Now if I could get the women folk to say the same.


----------



## stroker79 (Dec 2, 2006)

Grassbusters;364734 said:


> Damn, your good


Its not just the weathermen! I jumped in my truck and it went from -0 to 0 It thought of this post and cracked up! I have pictures of it too, lol


----------



## PlowboyBlake (Dec 17, 2003)

I know the overhead in my pickup tonite said -0. No idea, just know it was cold.....now I'm drunk so it doesnt matter....


----------



## Antnee77 (Oct 25, 2005)

ThisIsMe;364703 said:


> Sorry, The correct answer is rounding.
> 
> For example it is say -.2 degrees it is simply rounded to -0. Same thing if it was +0. Just +.2 degrees rounded. Most weather stations measure to 1/10th of a degree.
> 
> ...


Actually, you're wrong. The weather man is simply stating that it is going to be absolute zero out, or -459.67 °F.


----------



## Chevytruck85 (Nov 22, 2004)

Who cares if its right or wrong its still damn COLD!


----------



## Grn Mtn (Sep 21, 2004)

yeh and my snowblower which is normally very reliable said noway last night:realmad: 
I had to shovel Thank god I had this really dumb winter hat with ear flaps on it in the truck -5* is freakin cold.


----------



## 4x4Farmer (Sep 22, 2006)

you guys wanna talk cold, come up here, its -20 right now, and the windchill is -35, but on the bright side its sunny out! From inside it looks very nice outside with the white snow. Im kinda used to it now though, its been cold here sence thursday. Yesterday I went snowmobiling and it was -15 out, but it wasent really that bad.


----------



## Dogbonz (Aug 11, 2005)

Yeah after a few days of 0F and - 15 windchills, here in the lake effect area from lake Michigan,, I long for the days of warmer temps,, like 20 and 30F.

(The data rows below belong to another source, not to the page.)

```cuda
__global__ void __launch_bounds__(256) topk_deferred_kernel(const float* __restrict__ scores, int64_t ld, int n_cols,
                                                            const float* __restrict__ cmax, int64_t ld_cmax, int n_chunks,
                                                            const int64_t* __restrict__ out_ptr, int64_t row_base,
                                                            int32_t* __restrict__ out_users, int32_t* __restrict__ out_items,
                                                            int32_t* __restrict__ status, const int32_t* __restrict__ rows,
                                                            const int32_t* __restrict__ live,
                                                            int32_t* __restrict__ chunk_list, int smem_keys) {
  extern __shared__ uint32_t s_keys[];
  __shared__ TopkSmem<256> sm;
  const int tid = threadIdx.x;
  const int n = *live;
  const int64_t e0 = out_ptr[0];
  for (int slot = blockIdx.x; slot < n; slot += gridDim.x) {
    const int64_t r = rows[slot];
    const int64_t o0 = out_ptr[r];
    int k = (int)(out_ptr[r + 1] - o0);
    if (k > n_cols) {
      if (status && tid == 0) atomicOr(status, 1);
      k = n_cols;
    }
    if (k <= 0) continue;
    const float* row = scores + r * ld;
    const float* crow = cmax + r * ld_cmax;
    bool two_level = (int64_t)k * 2 <= n_chunks;
    if (two_level) {
      bool nan = false;
      for (int i = tid; i < n_chunks; i += 256) {
        const float c = __ldg(crow + i);
        nan |= c != c;
      }
      two_level = !__syncthreads_or(nan);
    }
    if (two_level) {
      int32_t* list = chunk_list + (o0 - e0);
      if (n_chunks <= smem_keys) {
        uint32_t kmin = 0xFFFFFFFFu, kmax = 0u;
        for (int i = tid; i < n_chunks; i += 256) {
          const uint32_t q = order_key(__ldg(crow + i));
          s_keys[i] = q;
          kmin = min(kmin, q);
          kmax = max(kmax, q);
        }
        topk_select_emit<256>(sm, [&](int i) -> uint32_t { return s_keys[i]; }, [](int i) -> int { return i; }, n_chunks, k,
                              true, kmin, kmax, 0, 0, nullptr, list);
      } else {
        topk_select_emit<256>(sm, [&](int i) -> uint32_t { return order_key(__ldg(crow + i)); }, [](int i) -> int { return i; },
                              n_chunks, k, false, 0u, 0u, 0, 0, nullptr, list);
      }
      __syncthreads();
      const int nv = k * 32;
      auto vcol = [&](int i) -> int { return list[i >> 5] * 32 + (i & 31); };
      auto vkey = [&](int i) -> uint32_t {
        const int c = vcol(i);
        return c < n_cols ? order_key(__ldg(row + c)) : 0u;
      };
      if (nv <= smem_keys) {
        uint32_t kmin = 0xFFFFFFFFu, kmax = 0u;
#pragma unroll 4
        for (int i = tid; i < nv; i += 256) {
          const uint32_t q = vkey(i);
          s_keys[i] = q;
          kmin = min(kmin, q);
          kmax = max(kmax, q);
        }
        topk_select_emit<256>(sm, [&](int i) -> uint32_t { return s_keys[i]; }, vcol, nv, k, true, kmin, kmax, o0,
                              (int32_t)(row_base + r), out_users, out_items);
      } else {
        topk_select_emit<256>(sm, vkey, vcol, nv, k, false, 0u, 0u, o0, (int32_t)(row_base + r), out_users, out_items);
      }
    } else {
      topk_row_generic<256, false>(sm, nullptr, row, n_cols, k, o0, (int32_t)(row_base + r), out_users, out_items);
    }
    __syncthreads();
  }
}

SegCfg make_seg(int64_t n_cols) {
  SegCfg sg{0, 0, 0, 0};
  if (n_cols > TOPK_SEG_COLS) {
    sg.S = (int)dmm_ceil_div(n_cols, TOPK_SEG_COLS);
    sg.seg_cols = (int)((dmm_ceil_div(n_cols, sg.S) + 3) / 4 * 4);
    sg.last_len = (int)(n_cols - (int64_t)(sg.S - 1) * sg.seg_cols);
    if (sg.last_len <= 0) sg.S = 0;
  }
  return sg;
}

}

extern "C" int64_t dmm_topk_workspace_bytes(int64_t n_cols, int64_t n_edges) {
  const SegCfg sg = make_seg(n_cols);
  return sg.S > 0 ? (int64_t)sg.S * (n_edges > 0 ? n_edges : 0) * (int64_t)sizeof(int32_t) : 0;
}

static int topk_dispatch(dmm_ctx* ctx, const float* scores, int64_t ld, int64_t n_rows, int64_t n_cols,
                         const int64_t* out_ptr, int64_t row_base, int32_t* out_users, int32_t* out_items, int32_t* status,
                         const int32_t* order, const int32_t* live, void* workspace, int64_t workspace_bytes,
                         int64_t n_edges, cudaStream_t st) {
  constexpr int PER_THREAD = 4 * TOPK_V4;
  static const bool force_generic = getenv("DMM_TOPK_GENERIC") != nullptr;
  static const bool seg_ok = []() { const char* e = getenv("DMM_TOPK_SEG"); return !(e && e[0] == '0'); }();

  SegCfg sg = make_seg(n_cols);
  const bool rows_aligned = (reinterpret_cast<uintptr_t>(scores) & 15u) == 0 && ld % 4 == 0;
  const bool segmented = seg_ok && !force_generic && sg.S > 0 && rows_aligned && workspace != nullptr && n_edges >= 0 &&
                         workspace_bytes >= dmm_topk_workspace_bytes(n_cols, n_edges) && n_rows * (int64_t)sg.S < (1LL << 31);
  if (segmented) {
    sg.mode = 1;
    launch_reg<256>(scores, ld, n_rows, (int)n_cols, out_ptr, row_base, nullptr, nullptr, status, order, sg, (int32_t*)workspace,
                    live, st);
    DMM_LAUNCH_CHECK();
    topk_merge_kernel<<<(unsigned)n_rows, 128, 0, st>>>(scores, ld, n_rows, out_ptr, row_base, out_users, out_items, order, sg,
                                                       (const int32_t*)workspace, live);
    DMM_LAUNCH_CHECK();
    sg.mode = 2;
    topk_edges_kernel<false><<<(unsigned)n_rows, 256, 0, st>>>(scores, ld, n_rows, (int)n_cols, out_ptr, row_base, out_users,
                                                              out_items, status, order, sg, live);
    DMM_LAUNCH_CHECK();
    return DMM_OK;
  }
  sg = SegCfg{0, 0, 0, 0};
  if (force_generic) {
  } else if (n_cols <= 256 * PER_THREAD) {
    launch_reg<256>(scores, ld, n_rows, (int)n_cols, out_ptr, row_base, out_users, out_items, status, order, sg, nullptr, live, st);
  } else if (n_cols <= 512 * PER_THREAD) {
    launch_reg<512>(scores, ld, n_rows, (int)n_cols, out_ptr, row_base, out_users, out_items, status, order, sg, nullptr, live, st);
  } else if (n_cols <= 1024 * PER_THREAD) {
    launch_reg<1024>(scores, ld, n_rows, (int)n_cols, out_ptr, row_base, out_users, out_items, status, order, sg, nullptr, live, st);
  }
  if (force_generic || n_cols > 1024 * PER_THREAD) {
    const size_t smem = (size_t)n_cols * sizeof(uint32_t);
    const size_t cap = (size_t)ctx->max_smem_optin > 40960 ? (size_t)ctx->max_smem_optin - 20480 : 0;
    if (smem <= cap) {
      static DmmPerDeviceOnce smem_once;
      if (smem > 24 * 1024 && smem_once.need(ctx)) {
        DMM_CUDA(cudaFuncSetAttribute(topk_edges_kernel<true>, cudaFuncAttributeMaxDynamicSharedMemorySize, (int)cap));
        smem_once.mark(ctx);
      }
      topk_edges_kernel<true><<<(unsigned)n_rows, 256, smem, st>>>(scores, ld, n_rows, (int)n_cols, out_ptr, row_base,
                                                                  out_users, out_items, status, order, sg, live);
    } else {
      topk_edges_kernel<false><<<(unsigned)n_rows, 256, 0, st>>>(scores, ld, n_rows, (int)n_cols, out_ptr, row_base,
                                                                out_users, out_items, status, order, sg, live);
    }
  }
  DMM_LAUNCH_CHECK();
  return DMM_OK;
}

extern "C" int dmm_topk_edges(dmm_ctx* ctx, const float* scores, int64_t ld, int64_t n_rows, int64_t n_cols,
                              const int64_t* out_ptr, int64_t row_base, int32_t* out_users, int32_t* out_items,
                              int32_t* status, const int32_t* order, void* workspace, int64_t workspace_bytes,
                              int64_t n_edges, void* stream) {
  DMM_CHECK_ARG(ctx && scores && out_ptr && out_items, "dmm_topk_edges: null argument");
  DMM_CHECK_ARG(n_cols > 0 && n_cols < (1LL << 31) && ld >= n_cols, "dmm_topk_edges: bad shape n_cols=%lld ld=%lld",
                (long long)n_cols, (long long)ld);
  DMM_CHECK_ARG(n_rows >= 0 && n_rows < (1LL << 31), "dmm_topk_edges: bad n_rows");
  if (n_rows == 0) return DMM_OK;
  return topk_dispatch(ctx, scores, ld, n_rows, n_cols, out_ptr, row_base, out_users, out_items, status, order, nullptr,
                       workspace, workspace_bytes, n_edges, (cudaStream_t)stream);
}

namespace {
inline size_t prune_align(size_t x) { return (x + 255) & ~(size_t)255; }
inline size_t prune_head_bytes(int64_t n_rows) { return 256 + prune_align((size_t)(n_rows > 0 ? n_rows : 1) * sizeof(int32_t)); }
}

extern "C" int64_t dmm_topk_pruned_workspace_bytes(int64_t n_rows, int64_t n_cols, int64_t n_edges) {
  return (int64_t)prune_head_bytes(n_rows) + (int64_t)prune_align((size_t)(n_edges > 0 ? n_edges : 1) * sizeof(int32_t)) +
         dmm_topk_workspace_bytes(n_cols, n_edges);
}

extern "C" int dmm_topk_edges_pruned(dmm_ctx* ctx, const float* scores, int64_t ld, int64_t n_rows, int64_t n_cols,
                                     const float* cmax, int64_t ld_cmax, const int64_t* out_ptr, int64_t row_base,
                                     int32_t* out_users, int32_t* out_items, int32_t* status, const int32_t* order,
                                     void* workspace, int64_t workspace_bytes, int64_t n_edges, void* stream) {
  DMM_CHECK_ARG(ctx && scores && cmax && out_ptr && out_items && workspace, "dmm_topk_edges_pruned: null argument");
  DMM_CHECK_ARG(n_cols > 0 && n_cols < (1LL << 31) && ld >= n_cols, "dmm_topk_edges_pruned: bad shape n_cols=%lld ld=%lld",
                (long long)n_cols, (long long)ld);
  DMM_CHECK_ARG(n_rows >= 0 && n_rows < (1LL << 31) && n_edges >= 0, "dmm_topk_edges_pruned: bad n_rows / n_edges");
  const int64_t n_chunks = dmm_ceil_div(n_cols, 32);
  DMM_CHECK_ARG(ld_cmax >= n_chunks && ld_cmax % 4 == 0 && (reinterpret_cast<uintptr_t>(cmax) & 15u) == 0,
                "dmm_topk_edges_pruned: cmax rows must be 16-byte aligned with ld_cmax %% 4 == 0 and >= ceil(n_cols / 32)");
  DMM_CHECK_ARG(workspace_bytes >= dmm_topk_pruned_workspace_bytes(n_rows, n_cols, n_edges),
                "dmm_topk_edges_pruned: workspace smaller than dmm_topk_pruned_workspace_bytes");
  if (n_rows == 0) return DMM_OK;
  cudaStream_t st = (cudaStream_t)stream;
  const size_t list_bytes = prune_align((size_t)(n_edges > 0 ? n_edges : 1) * sizeof(int32_t));
  int32_t* const chunk_list = (int32_t*)((uint8_t*)workspace + prune_head_bytes(n_rows));
  uint8_t* const seg_ws = (uint8_t*)workspace + prune_head_bytes(n_rows) + list_bytes;
  const int64_t seg_ws_bytes = workspace_bytes - (int64_t)prune_head_bytes(n_rows) - (int64_t)list_bytes;
  static const bool prune_ok = []() { const char* e = getenv("DMM_TOPK_PRUNE"); return !(e && e[0] == '0'); }();
  if (!prune_ok || n_chunks > 512 * 4 * TOPK_V4 || n_chunks < 8)
    return topk_dispatch(ctx, scores, ld, n_rows, n_cols, out_ptr, row_base, out_users, out_items, status, order, nullptr,
                         seg_ws, seg_ws_bytes, n_edges, st);
  int32_t* left_count = (int32_t*)workspace;
  int32_t* left_rows = (int32_t*)((uint8_t*)workspace + 256);
  DMM_CUDA(cudaMemsetAsync(left_count, 0, sizeof(int32_t), st));
  const PruneArgs a{scores, ld, cmax, ld_cmax, (int)n_chunks, (int)n_cols, n_rows, out_ptr, row_base, out_users, out_items,
                    status, order, left_count, left_rows};
  if (n_chunks <= 64 * 4 * TOPK_V4) topk_pruned_kernel<64><<<(unsigned)n_rows, 64, 0, st>>>(a);
  else if (n_chunks <= 256 * 4 * TOPK_V4) topk_pruned_kernel<256><<<(unsigned)n_rows, 256, 0, st>>>(a);
  else topk_pruned_kernel<512><<<(unsigned)n_rows, 512, 0, st>>>(a);
  DMM_LAUNCH_CHECK();
  constexpr int SMEM_KEYS = 20480;
  static DmmPerDeviceOnce attr_once;
  if (attr_once.need(ctx)) {
    DMM_CUDA(cudaFuncSetAttribute(topk_deferred_kernel, cudaFuncAttributeMaxDynamicSharedMemorySize, SMEM_KEYS * 4));
    attr_once.mark(ctx);
  }
  topk_deferred_kernel<<<(unsigned)(ctx->num_sms * 2), 256, SMEM_KEYS * 4, st>>>(
      scores, ld, (int)n_cols, cmax, ld_cmax, (int)n_chunks, out_ptr, row_base, out_users, out_items, status, left_rows,
      left_count, chunk_list, SMEM_KEYS);
  DMM_LAUNCH_CHECK();
  return DMM_OK;
}
```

Layer up, you get used to it. It has snowed all day every day for the last 3 days. Doing my Commerical Lots 2 times daily, and I'm evening gettin some Res calling.payup 

Make hay while the suns shining White hay that is! payup payup


----------



## stroker79 (Dec 2, 2006)

my truck is still confused!



















2 nights ago it kept going from 0 to -0, just thought it was funny


----------



## Vaughn Schultz (Nov 18, 2004)

Temp right now is -6 this morning it was -12 thats cold for along here At the local pond all the geese are huddled tightly in a circle with there heads down like penguins. It looks really funny  

We are in are 80th hour of below zero windchills. This morning it was 30 below, I know its alot colder up north but thats cold for Chicago


----------



## stroker79 (Dec 2, 2006)

yeah its really cold. i dont remember it being this cold in a long time!! 

Unfortunately the cold scared of the moisture!


----------